#### INPUT
try:
    with open(HEADER_PATH) as _f:
        _HEADER = _f.read()
except OSError as e:
    raise ImportError(f"{HEADER_PATH} is missing: gdmcf_amd._lib derives its ctypes binding from the C header, which sits "
                      "beside the package in the source tree.") from e
_SIGNATURES = parse_functions(_HEADER)
EXPORTED_SYMBOLS = tuple(_SIGNATURES)
CONSTANTS = parse_constants(_HEADER)
GDMCF_OK, E_SHAPE, E_ARG, E_UNSUPPORTED, E_HIP, E_WORKSPACE, N_TABLES = (
    CONSTANTS["GDMCF_" + n] for n in ("OK", "E_SHAPE", "E_ARG", "E_UNSUPPORTED", "E_HIP", "E_WORKSPACE", "N_TABLES"))
TABLE_NAMES = (
    "betas", "alphas_cumprod", "alphas_cumprod_prev", "alphas_cumprod_next", "sqrt_alphas_cumprod",
    "sqrt_one_minus_alphas_cumprod", "log_one_minus_alphas_cumprod", "sqrt_recip_alphas_cumprod",
    "sqrt_recipm1_alphas_cumprod", "posterior_variance", "posterior_log_variance_clipped",
    "posterior_mean_coef1", "posterior_mean_coef2",
)


class GdDwAdamw(ctypes.Structure):
    _fields_ = parse_structs(_HEADER)["GdDwAdamw"]


_lib = None


def load():
    global _lib
    if _lib is not None:
        return _lib
    if not os.path.exists(LIB_PATH):
        raise ImportError(
            f"{LIB_PATH} is missing: build it with `python -m gdmcf_amd.build` (hipcc, gfx950). "
            "gdmcf_amd has no CPU / PyTorch fallback.")
    lib = ctypes.CDLL(LIB_PATH)
    for name, (res, args) in _SIGNATURES.items():
        fn = getattr(lib, name)
        fn.restype = res
        fn.argtypes = args
    if lib.gdmcf_version() != 1:
        raise ImportError("libgdmcf_hip.so ABI version mismatch; rebuild with `python -m gdmcf_amd.build --force`")
    _lib = lib
    return lib


_EXC = {E_SHAPE: AssertionError, E_ARG: ValueError, E_UNSUPPORTED: NotImplementedError, E_HIP: RuntimeError,
        E_WORKSPACE: RuntimeError}


def check(rc):
    if rc != GDMCF_OK:
        msg = load().gdmcf_last_error().decode(errors="replace")
        raise _EXC.get(rc, RuntimeError)(msg or f"gdmcf error {rc}")


def ptr(t):
    return None if t is None else t.data_ptr()


def require_gpu(t, what):
    if not t.is_cuda:
        raise RuntimeError(f"gdmcf_amd: {what} must live on the MI355X (got device '{t.device}'); "
                           "the HIP path has no CPU fallback")


def shadow_info(data_ptr):
    p16 = ctypes.c_void_p()
    rows, cols, ld = ctypes.c_int64(), ctypes.c_int64(), ctypes.c_int64()
    if not load().gdmcf_bf16_shadow_info(data_ptr, ctypes.byref(p16), ctypes.byref(rows), ctypes.byref(cols), ctypes.byref(ld)):
        return None
    return int(p16.value), int(rows.value), int(cols.value), int(ld.value)


def stream_ptr():
    import torch
    return torch.cuda.current_stream().cuda_stream


def philox_randn(shape, device, seed, offset, stream_id=4, out=None):
    import torch
    rows, cols = int(shape[0]), int(shape[1])
    if out is None:
        out = torch.empty(rows, cols, dtype=torch.float32, device=device)
    require_gpu(out, "philox_randn output")
    check(load().gdmcf_randn_f32(out.data_ptr(), out.stride(0), rows, cols, int(stream_id), int(seed) & (2 ** 64 - 1),
                                 int(offset) & (2 ** 64 - 1), stream_ptr()))
    return out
########
**TASK STATEMENT**
Whenever a line of the records holds the string "seed", pick it out and copy it.

**RESPONSE BOX**
def philox_randn(shape, device, seed, offset, stream_id=4, out=None):
    check(load().gdmcf_randn_f32(out.data_ptr(), out.stride(0), rows, cols, int(stream_id), int(seed) & (2 ** 64 - 1),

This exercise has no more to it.